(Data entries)
┌──

+__device__ __forceinline__ unsigned long long prescore_codes(const RowSpace &sp, const PrescoreView &pv, uint32_t dim,
+                                                             const float4 *q_lds, float qa2, const uint32_t *ids, int n,
+                                                             float bound, float *out, uint32_t &rejected,
+                                                             const uint32_t *hint_word, unsigned long long &touch) {
+	static_assert(NCH >= 2, "full-wave rows only");
+	const uint32_t lane = lane_id();
+	constexpr int PER = 64 / CR;
+	uint32_t w[NCH][CR];
+	float sc[CR];
+#pragma unroll
+	for (int r = 0; r < CR; ++r) {
+		const uint32_t id = ids[r < n ? r : n - 1];
+		const uint32_t *crow = pv.codes + (size_t)id * sp.V;
+#pragma unroll
+		for (int ch = 0; ch < NCH; ++ch)
+			w[ch][r] = crow[lane + ch * 64];
+		sc[r] = MT == 0 ? pv.meta[id].scale : 0.f;
+	}
+	const int jm = (int)(lane / PER) < n ? (int)(lane / PER) : n - 1;
+	const float4 mraw = *reinterpret_cast<const float4 *>(pv.meta + ids[jm]);
+	__builtin_amdgcn_sched_barrier(0);
+	float t[CR];
+#pragma unroll
+	for (int r = 0; r < CR; ++r)
+		t[r] = 0.f;
+#pragma unroll
+	for (int ch = 0; ch < NCH; ++ch) {
+		const float4 q = q_lds[lane + ch * 64];
+		const float qs[4] = {q.x, q.y, q.z, q.w};
+#pragma unroll
+		for (int r = 0; r < CR; ++r)
+#pragma unroll
+			for (int k = 0; k < 4; ++k) {
+				const float c = code_to_float(w[ch][r], k);
+				if (MT == 0) {
+					const float v = __fmaf_rn(-sc[r], c, qs[k]);
+					t[r] = __fmaf_rn(v, v, t[r]);
+				} else {
+					t[r] = __fmaf_rn(qs[k], c, t[r]);
+				}
+			}
+	}
+	transposed_reduce64<CR>(t);
+	RowCodeMeta m;
+	m.scale = mraw.x, m.err = mraw.y, m.norm = mraw.z, m.spare = 0;
+	const float qn = MT == 0 ? 1.f : vss_sqrt(qa2);
+	const float lb = prescore_bound(MT, t[0], t[0], m, qn, dim);
+	const bool mine = (lane % PER) == 0 && (int)(lane / PER) < n;
+	const bool rej = mine && lb >= bound;
+	if (rej)
+		out[lane / PER] = __builtin_inff();
+	rejected += (uint32_t)__popcll(__ballot(rej));
+	touch = 0;
+	if (hint_word) {
+		const float hint = __uint_as_float((uint32_t)uniform((int)VSS_LDS_LOAD(lds_u32, hint_word)));
+		unsigned long long cand = __ballot(mine && !rej && prescore_touches(prescore_estimate(MT, t[0], t[0], m, qn), bound, hint));
+#pragma unroll
+		for (int i = 0; i < TOUCH_MAX; ++i) {
+			touch |= cand & (0ull - cand);
+			cand &= cand - 1ull;
+		}
+	}
+	return __ballot(mine && !rej);
+}
+template <int MT, int NCH, int RR, class Hook>
+__device__ __forceinline__ void wave_distances_picked(const RowSpace &sp, const float4 *q_lds, float qa2, const uint32_t *ids,
+                                                      unsigned long long &left, int lane_shift, float *out, const Hook &after_issue) {
+	const uint32_t lane = lane_id();
+	int pos[RR], last = 0;
+	const float4 *row[RR];
+#pragma unroll
+	for (int r = 0; r < RR; ++r) {
+		if (left)
+			last = (int)(__builtin_ctzll(left) >> lane_shift);
+		pos[r] = last;
+		left &= left - 1ull;
+		row[r] = sp.vectors + (size_t)ids[pos[r]] * sp.V;
+	}
+	float4 x[NCH][RR];
+#pragma unroll
+	for (int ch = 0; ch < NCH; ++ch)
+#pragma unroll
+		for (int r = 0; r < RR; ++r)
+			x[ch][r] = row[r][lane + ch * 64];
+	after_issue();
+	float ab[RR], b2[RR];
+#pragma unroll
+	for (int r = 0; r < RR; ++r)
+		ab[r] = 0.f, b2[r] = 0.f;
+#pragma unroll
+	for (int ch = 0; ch < NCH; ++ch) {
+		const float4 q = q_lds[lane + ch * 64];
+#pragma unroll
+		for (int r = 0; r < RR; ++r)
+			accumulate4<MT>(q, x[ch][r], ab[r], b2[r]);
+	}
+	transposed_reduce64<RR>(ab);
+	if (MT == 1)
+		transposed_reduce64<RR>(b2);
+	constexpr int PER = 64 / RR;
+	int j = pos[0];
+#pragma unroll
+	for (int r = 1; r < RR; ++r)
+		j = (int)(lane / PER) == r ? pos[r] : j;
+	if ((lane % PER) == 0)
+		out[j] = finish_distance<MT>(ab[0], qa2, b2[0]);
+}
+
+
+
+constexpr uint32_t TOUCH_NO_LEVEL = 0xFFFFFFFFu;
+struct NoTouch {
+	__device__ __forceinline__ void operator()() const {
+	}
+};
+struct SuccessorTouch {
+	const GraphView *gv;
+	const uint32_t *ids;
+	unsigned long long lanes;
+	uint32_t level;
+	int shift;
+	uint32_t *sink;
+	__device__ __forceinline__ void operator()() const {
+		if (lanes) {
+			const uint32_t l = (uint32_t)lane_id(), row = l >> shift, line = l & ((1u << shift) - 1u);
+			const uint32_t lines = (level == 0 ? gv->M0 : gv->M) > 32 ? 2u : 1u;
+			if (((lanes >> (row << shift)) & 1ull) && line < lines) {
+				const uint32_t id = ids[row];
+				const uint32_t *list = level == 0 ? gv->links0 + (size_t)id * gv->M0
+				                                  : gv->links_up + ((size_t)gv->upper_off[id] + (level - 1)) * gv->M;
+				*sink = list[line * 32u];
+			}
+		}
+	}
+};
 template <int MT, int NCH, int R, bool PRE = false>
 __device__ __forceinline__ bool pool_score(Mailbox *mb, unsigned long long *scrap, const RowSpace &sp, const float4 *q,
                                            const uint32_t *ids, float *dist, const PrescoreView *pv = nullptr, uint32_t dim = 0,
-                                           uint32_t *pre_counts = nullptr) {
+                                           uint32_t *pre_counts = nullptr, const GraphView *gv = nullptr, uint32_t touch_on = 0) {
 	const int lane = lane_id();
+	uint32_t sink = 0;
 	unsigned long long *ticket_or_scrap = lane == 0 ? &mb->ticket : scrap + lane;
 	uint32_t *done_or_scrap = lane == 0 ? &mb->done : reinterpret_cast<uint32_t *>(scrap + lane);
 	bool worked = false;
 	for (;;) {
 		uint32_t slots = (uint32_t)uniform((int)VSS_LDS_LOAD(lds_u32, &mb->slots));
+		if constexpr (PRE)
+			asm volatile("" ::"v"(sink));
 		const bool wide_claim = PRE && slots == PRESCORE_SLOTS;
 		slots = slots == 1 || slots == 2 ? slots : (uint32_t)R;
 		const uint32_t pass = wide_claim ? (uint32_t)prescore_claim_rows(R) : slots * (64u >> sp.logG);
@@ -713,18 +767,24 @@
 					constexpr int CR = prescore_claim_rows(R);
 					constexpr int SHIFT = CR == 16 ? 2 : CR == 8 ? 3 : 4;
 					static_assert(CR == 16 || CR == 8 || CR == 4, "rows of codes per claim");
-					unsigned long long left = prescore_codes<MT, NCH, CR>(sp, *pv, dim, q, qa2, ids + c, (int)cnt, bound, dist + c, pre_counts[1]);
+					const uint32_t level = touch_on ? (uint32_t)uniform((int)VSS_LDS_LOAD(lds_u32, &mb->level)) : TOUCH_NO_LEVEL;
+					SuccessorTouch touch {gv, ids + c, 0ull, level, SHIFT, &sink};
+					unsigned long long left = prescore_codes<MT, NCH, CR>(sp, *pv, dim, q, qa2, ids + c, (int)cnt, bound, dist + c, pre_counts[1],
+					                                                      level != TOUCH_NO_LEVEL ? &mb->touch_bits : nullptr, touch.lanes);
 					pre_counts[0] += cnt;
+					pre_counts[2] += level == 0 ? (uint32_t)__popcll(touch.lanes) : 0u;
+					pre_counts[3] += level == 0 ? 0u : (uint32_t)__popcll(touch.lanes);
 					while (left) {
 						const int have = __popcll(left);
 						if (have >= 3 && R >= 4)
-							wave_distances_picked<MT, NCH, (R >= 4 ? 4 : 1)>(sp, q, qa2, ids + c, left, SHIFT, dist + c);
+							wave_distances_picked<MT, NCH, (R >= 4 ? 4 : 1)>(sp, q, qa2, ids + c, left, SHIFT, dist + c, touch);
 						else if (have >= 2)
-							wave_distances_picked<MT, NCH, 2>(sp, q, qa2, ids + c, left, SHIFT, dist + c);
+							wave_distances_picked<MT, NCH, 2>(sp, q, qa2, ids + c, left, SHIFT, dist + c, touch);
 						else
-							wave_distances_picked<MT, NCH, 1>(sp, q, qa2, ids + c, left, SHIFT, dist + c);
+							wave_distances_picked<MT, NCH, 1>(sp, q, qa2, ids + c, left, SHIFT, dist + c, touch);
+						touch.lanes = 0;
 					}
-					wave_sync();
+					lds_sync();
 					VSS_LDS_ADD_REL(lds_u32, done_or_scrap, cnt);
 					VSS_TRACE_INC(sp, 29);
 					worked = true;
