# AnthonyDickson/HIVE

Hardware: AMD Instinct MI355X
Metric: frames/sec (depth+TSDF integrate) @640x480, 512^3 vol (higher is better)
Workload: dtype bf16; 1 GPU; synthetic 640x480x150 RGB (seeded room trajectory), host-resident uint8 frames uploaded in the timed region, DPT-Hybrid depth (seeded random weights: depth 1-7 m, bf16, hip engine) + 512x512x512 TSDF integrate, 107 frames/step; frames_total=4066, volume=512x512x512, tsdf_overlap=True, scaling_mode=weak

## Files before the change

### hive_amd/csrc/capi.hip

```cpp
#include <algorithm>

#include "hive_internal.hpp"

static thread_local std::string g_global_error;

void hive_set_global_error(const char *msg) { g_global_error = msg ? msg : ""; }

int hive_fail(hive_ctx *ctx, int code, const char *fmt, ...) {
    char buf[1024];
    va_list ap;
    va_start(ap, fmt);
    vsnprintf(buf, sizeof(buf), fmt, ap);
    va_end(ap);
    if (ctx)
        ctx->last_error = buf;
    else
        g_global_error = buf;
    return code;
}

int hive_reserve_device(hive_ctx *ctx, void **ptr, size_t *cur, size_t bytes) {
    if (*cur >= bytes && *ptr) return HIVE_OK;
    if (*ptr) {
        HIVE_CHECK_HIP(ctx, hipStreamSynchronize(ctx->stream));
// ... 103 lines not shown
            e = hipDeviceGetStreamPriorityRange(&least, &greatest);
            if (e == hipSuccess) e = hipStreamCreateWithPriority(&ctx->stream, hipStreamNonBlocking, least);
            ctx->owns_stream = true;
        } else {
            ctx->stream = (hipStream_t)stream;
        }
    }
    if (e == hipSuccess) e = hipMalloc((void **)&ctx->d_scalars, 4096 * sizeof(unsigned));
    if (e == hipSuccess) e = hipMemset(ctx->d_scalars, 0, 4096 * sizeof(unsigned));
    if (e == hipSuccess) e = hipMalloc(&ctx->d_zeros, 256);
    if (e == hipSuccess) e = hipMemset(ctx->d_zeros, 0, 256);
    if (e != hipSuccess) {
        int rc = hive_fail(nullptr, HIVE_ERR_DEVICE, "hive_ctx_create: %s", hipGetErrorString(e));
        delete ctx;
        return rc;
    }
    *out = ctx;
    return HIVE_OK;
}

int hive_ctx_destroy(hive_ctx *ctx) {
    if (!ctx) return HIVE_OK;
    {
        HIVE_ENTER(ctx);
        (void)hipStreamSynchronize(ctx->stream);
    for (auto &s : ctx->slots) {
        if (s.pinned) (void)hipHostFree(s.pinned);
        if (s.done) (void)hipEventDestroy(s.done);
    }
    for (auto ev : ctx->ev_pool) (void)hipEventDestroy(ev);
    if (ctx->d_scratch) (void)hipFree(ctx->d_scratch);
    if (ctx->d_frame) (void)hipFree(ctx->d_frame);
    if (ctx->d_batch) (void)hipFree(ctx->d_batch);
    if (ctx->d_gram) (void)hipFree(ctx->d_gram);
    if (ctx->d_splitk) (void)hipFree(ctx->d_splitk);
    if (ctx->d_splitk_count) (void)hipFree(ctx->d_splitk_count);
    if (ctx->d_in) (void)hipFree(ctx->d_in);
    if (ctx->d_scalars) (void)hipFree(ctx->d_scalars);
    if (ctx->h_pinned_small) (void)hipHostFree(ctx->h_pinned_small);
        if (ctx->d_zeros) (void)hipFree(ctx->d_zeros);
        if (ctx->owns_stream) (void)hipStreamDestroy(ctx->stream);
    }
    delete ctx;
    return HIVE_OK;
}

int hive_ctx_release_stream(hive_ctx *ctx) {
    if (!ctx) return hive_fail(nullptr, HIVE_ERR_INVALID, "ctx is NULL");
    ctx->owns_stream = false;
    return HIVE_OK;
}

int hive_ctx_set_stream(hive_ctx *ctx, void *stream) {
    HIVE_ENTER(ctx);
    if (!ctx) return hive_fail(nullptr, HIVE_ERR_INVALID, "ctx is NULL");
    HIVE_REQUIRE(ctx, stream != HIVE_STREAM_OWN && stream != HIVE_STREAM_OWN_LOW, "hive_ctx_set_stream: pass a hipStream_t (NULL = the default stream)");
    hipStream_t next = (hipStream_t)stream;
    if (next == ctx->stream) return HIVE_OK;
    hipEvent_t ev;
    HIVE_CHECK_HIP(ctx, hipEventCreateWithFlags(&ev, hipEventDisableTiming));
    hipError_t e = hipEventRecord(ev, ctx->stream);
    if (e == hipSuccess) e = hipStreamWaitEvent(next, ev, 0);
    (void)hipEventDestroy(ev);
    HIVE_CHECK_HIP(ctx, e);
    if (ctx->owns_stream) {
        (void)hipStreamSynchronize(ctx->stream);
// ... 82 lines not shown
```

### hive_amd/csrc/hive_internal.hpp

```cpp
#pragma once
#include <hip/hip_runtime.h>

#include <cstdarg>
#include <cstdint>
#include <cstdio>
#include <cstring>
#include <string>
#include <vector>

#include "../../include/hive_mi355x.h"

#define HIVE_WAVE 64

struct hive_staging_slot {
    void *pinned = nullptr;
    size_t bytes = 0;
    hipEvent_t done = nullptr;
    bool in_flight = false;
};

struct hive_ctx {
    int device = 0;
    int num_cus = 256;
    hipStream_t stream = nullptr;
    bool owns_stream = false;
    int round_mode = HIVE_ROUND_HALF_EVEN;
    std::string last_error;

    static constexpr int kSlots = 4;
    hive_staging_slot slots[kSlots];
    int next_slot = 0;

    void *d_scratch = nullptr;
    size_t scratch_bytes = 0;
    void *d_frame = nullptr;
    size_t frame_bytes = 0;
    void *d_batch = nullptr;
    size_t batch_bytes = 0;
    void *d_in = nullptr;
    size_t in_bytes = 0;
    int tsdf_scalars = 0;
    int tsdf_multi_scalars = 0;
    unsigned *d_scalars = nullptr;
    void *h_pinned_small = nullptr;
    void *d_zeros = nullptr;
    void *d_splitk = nullptr;
    size_t splitk_bytes = 0;
    unsigned *d_splitk_count = nullptr;
    void *d_gram = nullptr;
    size_t gram_bytes = 0;

    bool deterministic = false;
    int64_t n_splitk_launches = 0, n_deep_ring_launches = 0;

    bool timing = false;
    std::vector<hipEvent_t> ev_pool;
    size_t ev_used = 0;
    hipEvent_t last_start = nullptr, last_stop = nullptr;
};

int hive_fail(hive_ctx *ctx, int code, const char *fmt, ...);

struct hive_device_guard {
    int prev = -1;
    bool switched = false;
    explicit hive_device_guard(const hive_ctx *ctx) {
        if (!ctx) return;
        if (hipGetDevice(&prev) == hipSuccess && prev != ctx->device) switched = hipSetDevice(ctx->device) == hipSuccess;
    }
    ~hive_device_guard() {
        if (switched) (void)hipSetDevice(prev);
    }
    hive_device_guard(const hive_device_guard &) = delete;
    hive_device_guard &operator=(const hive_device_guard &) = delete;
};
// ... 93 lines not shown
```

### hive_amd/csrc/tsdf.hip

```cpp
#include "hive_internal.hpp"

#include <algorithm>
#include <cmath>
#include <cstdlib>
#include <type_traits>
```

└──

• **Action item**: Your answer should be each line of the data that contains the word "hipFree", copied as it stands.

• **Written response**:
    if (ctx->d_scratch) (void)hipFree(ctx->d_scratch);
    if (ctx->d_frame) (void)hipFree(ctx->d_frame);
    if (ctx->d_batch) (void)hipFree(ctx->d_batch);
    if (ctx->d_gram) (void)hipFree(ctx->d_gram);
    if (ctx->d_splitk) (void)hipFree(ctx->d_splitk);
    if (ctx->d_splitk_count) (void)hipFree(ctx->d_splitk_count);
    if (ctx->d_in) (void)hipFree(ctx->d_in);
    if (ctx->d_scalars) (void)hipFree(ctx->d_scalars);
        if (ctx->d_zeros) (void)hipFree(ctx->d_zeros);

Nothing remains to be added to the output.